LEGO is a fantastic case study of a successful turnaround of a failing organisation, attributed to selecting the right strategy. The LEGO management took less than 5 years to almost bankrupt what had taken 3 generations 70 years to build. In 2014, the LEGO group announced record net profits of DKK 7 billion after having turned around a net loss of DKK 935m and DKK 1931m in 2003 and 2004 respectfully.

These are my main findings and the key lessons learned from studying the LEGO turnaround.
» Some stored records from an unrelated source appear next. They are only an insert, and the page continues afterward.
# adelacvg/NS2VC

Measured on AMD Instinct MI355X. Metric: denoiser-steps/sec (10s@24kHz Vocos latent, bs32), higher is better.
Workload: dtype fp16; 1 GPU; 10 s utterance (T=938 Vocos frames), batch 32/GPU, prompt Lp=469, 20-step unipc order 2, hipGraph-captured loop, fp16 MFMA operands; timed job = set_condition + 20 steps; global_batch=32, frames=938, prompt_frames=469, solver=unipc, parallelism=dp1

## Files before the change

### include/ns2vc_hip.h

```cpp
#ifndef NS2VC_HIP_H
#define NS2VC_HIP_H

#include <stddef.h>
#include <stdint.h>

#ifdef __cplusplus
extern "C" {
#endif

#define NS2VC_ABI_VERSION 7
#define NS2VC_MAX_LEVELS 8
#define NS2VC_NCOEF 12

typedef struct ns2vc_unet ns2vc_unet;

typedef struct ns2vc_unet_cfg {
  int32_t latent_channels;
  int32_t content_channels;
  int32_t n_levels;
  int32_t block_out_channels[NS2VC_MAX_LEVELS];
  int32_t norm_num_groups;
  int32_t cross_attention_dim;
  int32_t heads;
  int32_t layers_per_block;
// ... 168 lines not shown
typedef struct ns2vc_rowchain_args {
  const void* a_op; int32_t lda;
  const void* wstream; const float* bias1; const float* consts2;
  const float* res; int32_t ldres;
  float* out1_f32; int32_t ldo1;
  void* out2_op; int32_t ldo2;
  float ln_eps; int32_t M, dim, n2;
  unsigned* ln_health;
  const float* gn_x; int32_t ldx;
  const long long* gn_stats; const float* gn_gamma; const float* gn_beta;
  float gn_eps; int32_t T, G;
  int32_t slices;
  const int32_t* lens;
} ns2vc_rowchain_args;
int ns2vc_pack_rowchain(const float* w1_host, const float* w2_host, int dim, int n2, int precision, void** out_stream_dev);
int ns2vc_pack_rowchain_sliced(const float* w1_host, const float* w2_host, int dim, int n2, int slices, int precision, void** out_stream_dev);
int ns2vc_k_rowchain(const ns2vc_rowchain_args* a, int precision, void* stream);
int ns2vc_debug_set_geglu_min_rows(int rows);
int ns2vc_debug_set_attn_keys(int keys);
int ns2vc_debug_set_attn_optimistic(int on);
int ns2vc_debug_set_attn_resident(int mode);
unsigned long long ns2vc_debug_attn_resident_launches(void);
int ns2vc_debug_attnres_table(int* rows);
int ns2vc_debug_set_rowchain_tokens(int nt);

int ns2vc_to_operand(const float* host, size_t n, int precision, void** out_dev);
int ns2vc_from_operand(const void* dev, size_t n, int precision, float* host);
int ns2vc_round_to_operand(const float* host_in, size_t n, int precision, float* host_out);
int ns2vc_pack_weight(const float* rows_host, int N, int K, int precision, void** out_dev);
int ns2vc_k_gemm(const ns2vc_gemm_args* a, int precision, void* stream);
int ns2vc_pack_conv3_tiled(const float* rows_host, int N, int ctot, int c2, int precision, void** out_dev);
int ns2vc_weight_rowsum(const float* rows_host, int N, int K, int precision, float** out_dev);
int ns2vc_debug_set_gemm_trace(void* dev_u64_blocks_x8);
int ns2vc_debug_poison(unsigned pattern, int lds_bytes, void* stream);
int ns2vc_debug_placement(void* stream, int n_blocks, int spin, uint32_t* out_host);
int ns2vc_debug_kernel_table(int family, int* rows, int* unready);
int ns2vc_debug_set_gemm_tile(int bm, int bn, int stages);
int ns2vc_k_attention(const ns2vc_attn_args* a, int head_dim, int precision, void* stream);
int ns2vc_k_groupnorm(const float* a0, int lda0, int c0, const float* a1, int lda1, int c1, int B, int T, int G, float eps,
                      const float* gamma, const float* beta, const float* temb, int ldtemb, int temb_off, int silu,
                      void* out_op, void* raw_op, int precision, void* stream);
int ns2vc_k_groupnorm_stats(const float* a0, int lda0, int c0, const long long* stats0, int B, int T, int G, float eps, const float* gamma,
                            const float* beta, const float* temb, int ldtemb, int temb_off, int silu, void* out_op, int precision, void* stream);
int ns2vc_k_groupnorm_stats2(const float* a0, int lda0, int c0, const long long* stats0, const float* a1, int lda1, int c1, const long long* stats1,
                             int B, int T, int G, float eps, const float* gamma, const float* beta, const float* temb, int ldtemb, int temb_off,
                             int silu, void* out_op, void* raw_op, int precision, void* stream);
// ... 39 lines not shown
```

### ns2vc_amd/_lib.py

```python
from __future__ import annotations

import ctypes as C
import os
from typing import Optional

_HERE = os.path.dirname(os.path.abspath(__file__))
LIB_PATH = os.path.join(_HERE, "lib", "libns2vc_hip.so")
NCOEF = 12
MAX_LEVELS = 8
PREC_F32, PREC_BF16, PREC_F16 = 0, 1, 2
ABI_VERSION = 7


class Ns2vcError(RuntimeError):
    pass


class UnetCfg(C.Structure):
    _fields_ = [
        ("latent_channels", C.c_int32), ("content_channels", C.c_int32), ("n_levels", C.c_int32),
        ("block_out_channels", C.c_int32 * MAX_LEVELS), ("norm_num_groups", C.c_int32),
        ("cross_attention_dim", C.c_int32), ("heads", C.c_int32), ("layers_per_block", C.c_int32),
        ("pool_heads", C.c_int32),
    ]
# ... 166 lines not shown
    "ns2vc_debug_set_gemm_tile": (_I, [_I, _I, _I]),
    "ns2vc_debug_kernel_table": (_I, [_I, C.POINTER(C.c_int), C.POINTER(C.c_int)]),
    "ns2vc_debug_placement": (_I, [_P, _I, _I, C.POINTER(C.c_uint32)]),
    "ns2vc_debug_poison": (_I, [C.c_uint, _I, _P]),
    "ns2vc_k_attention": (_I, [C.POINTER(AttnArgs), _I, _I, _P]),
    "ns2vc_pack_ffn": (_I, [_P, _P, _I, _I, _PP]),
    "ns2vc_pack_ffn_pre": (_I, [_P, _P, _P, _I, _I, _PP]),
    "ns2vc_xattn_pack_bytes": (C.c_size_t, [_I, _I, _I]),
    "ns2vc_k_xattn_pack": (_I, [_P, _I, _P, _I, _I, _I, _I, _P, _I, _P]),
    "ns2vc_k_ffn": (_I, [C.POINTER(FfnArgs), _I, _P]),
    "ns2vc_pack_geglu": (_I, [_P, _P, _I, _I, _PP, _PP]),
    "ns2vc_k_geglu": (_I, [C.POINTER(GegluArgs), _I, _P]),
    "ns2vc_pack_geglu_host": (_I, [_P, _P, _I, _I, _P, _P]),
    "ns2vc_debug_set_geglu_min_rows": (_I, [_I]),
    "ns2vc_pack_rowchain": (_I, [_P, _P, _I, _I, _I, _PP]),
    "ns2vc_pack_rowchain_sliced": (_I, [_P, _P, _I, _I, _I, _I, _PP]),
    "ns2vc_k_rowchain": (_I, [C.POINTER(RowchainArgs), _I, _P]),
    "ns2vc_debug_set_rowchain_tokens": (_I, [_I]),
    "ns2vc_debug_set_attn_keys": (_I, [_I]),
    "ns2vc_debug_set_attn_optimistic": (_I, [_I]),
    "ns2vc_debug_set_attn_resident": (_I, [_I]),
    "ns2vc_debug_attnres_table": (_I, [C.POINTER(_I)]),
    "ns2vc_debug_attn_resident_launches": (C.c_ulonglong, []),
    "ns2vc_k_groupnorm_stats": (_I, [_P, _I, _I, _P, _I, _I, _I, C.c_float, _P, _P, _P, _I, _I, _I, _P, _I, _P]),
    "ns2vc_k_groupnorm_stats2": (_I, [_P, _I, _I, _P, _P, _I, _I, _P, _I, _I, _I, C.c_float, _P, _P, _P, _I, _I, _I, _P, _P, _I, _P]),
    "ns2vc_k_groupnorm": (_I, [_P, _I, _I, _P, _I, _I, _I, _I, _I, C.c_float, _P, _P, _P, _I, _I, _I, _P, _P, _I, _P]),
    "ns2vc_k_layernorm_apply": (_I, [_P, _I, _I, _I, C.c_float, _P, _I, _P]),
    "ns2vc_to_operand": (_I, [_P, C.c_size_t, _I, _PP]),
    "ns2vc_from_operand": (_I, [_P, C.c_size_t, _I, _P]),
    "ns2vc_round_to_operand": (_I, [_P, C.c_size_t, _I, _P]),
    "ns2vc_k_nct_to_btc": (_I, [_P, _I, _I, _I, _P, _I, _I, _P]),
    "ns2vc_k_btc_to_nct": (_I, [_P, _I, _I, _I, _I, _P, _P]),
    "ns2vc_k_noise": (_I, [_P, _I, _I, _I, _I, _I, _P, _P, _P]),
    "ns2vc_k_solver_update": (_I, [_P, _P, _P, _P, _P, _I, _P, _P, _P, _P, C.c_size_t, _I, _P]),
    "ns2vc_k_solver_update_guided": (_I, [_P, _P, _P, _P, _P, _I, _P, _P, _P, _P, C.c_size_t, _I, _P, _I, _P, _P, _I, _P]),
    "ns2vc_k_abs_quantile": (_I, [_P, _I, _I, _I, _I, _P, C.c_float, _P, _P]),
    "ns2vc_k_solver_update_corrected": (_I, [_P, _P, _P, _P, _P, _I, _P, _P, _P, _P, C.c_size_t, _I, _I, _P, _P, _I, _I, C.c_float, C.c_float, _P, _P]),
    "ns2vc_k_solver_update_items": (_I, [_P, _I, _P, _P, _I, _P, _P, _P, _I, _P, _P, _P, _P, C.c_size_t, _I, _I, _P, _P, _P, _I, _I, C.c_float, C.c_float,
                                         _P, _P]),
    "ns2vc_k_solver_update_items_corrected": (_I, [_P, _I, _P, _P, _I, _P, _P, _P, _I, _P, _P, _P, _P, C.c_size_t, _I, _I, _P, _P, _P, _I, _P, _P, _P,
                                                   _P, _P]),
    "ns2vc_sampler_open": (_I, [_P, _I, _I, _P]),
    "ns2vc_sampler_rebase": (_I, [_P, _P]),
    "ns2vc_sampler_write_rows": (_I, [_P, _I, _I, C.POINTER(C.c_float), _P]),
    "ns2vc_sampler_admit": (_I, [_P, _I, _P, _P, _P, _P]),
    "ns2vc_sampler_take": (_I, [_P, _I, _P, _P, _P]),
# ... 48 lines not shown
```

### ns2vc_amd/csrc/abi_kernels.cpp

```cpp
#include "engine_internal.h"
#include "kernel_table.h"
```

If you are not familiar with the background of the LEGO turnaround, Economist and expert in Corporate Strategy John Ashcroft has done a very nice case study which is free to download online. www.thelegocasestudy.com

  • Know your core competencies and keep perfecting them. You core competences should be your competitive advantage and you don’t want to forget that. In the late 1990s LEGO experienced stagnating sales and stated to divest into new areas outside of its core competencies. The new product lines generated short term sales {DKK8,379m in 2000 DKK10,116m in2002 DKK9,475m in 2001}. However, the massive divesting was followed by large costs {DKK(9,000m) in 2000, DKK(8,554m) in 2001, DKK(9,248m) in 2002}. When the short term sales eventually failed to DKK 7,196m in 2003 and DKK6,704m in 2004, LEGO was carrying costs that it couldn’t bear.
  • Stay focused on your core business and ensure that your core business will always be your main attention. In case of divesting, don’t lose track of your cash flow and what puts money in your pocket. LEGO didn’t lose because it divested, but because it lost track of its core business.
  • Ensure you have the right measures to manage your business. LEGO’s accounting standards deceived the management and didn’t provide them with the necessary information to make strategic decisions. Instead of tracking the performance of individual product lines, the management was deceived by tracking country specific performance, hereby hiding alarming performance results of new product lines.
  • Listen to your consumers, but keep retailers first. LEGO has experienced impressive growth by constantly being close with their consumers. However, they don’t forget to keep their retailers happy with good margins and a well-structured supply chain. By ensuring that you vendors have the right quantity at the right time, you save them money and they will be happier customers.
  • Control you value chain. The value chain is where you create value for your customers and your consumers. Keep improving and optimizing your value chain to stay ahead of the competition.
  • Keep your organisation transparent and encourage communication. LEGO’s management was acting on wrongful information, due to lack of communication. As Jorgen Vig Knudstorp says: “a CEO needs every avenue to the truth that he or she can find”.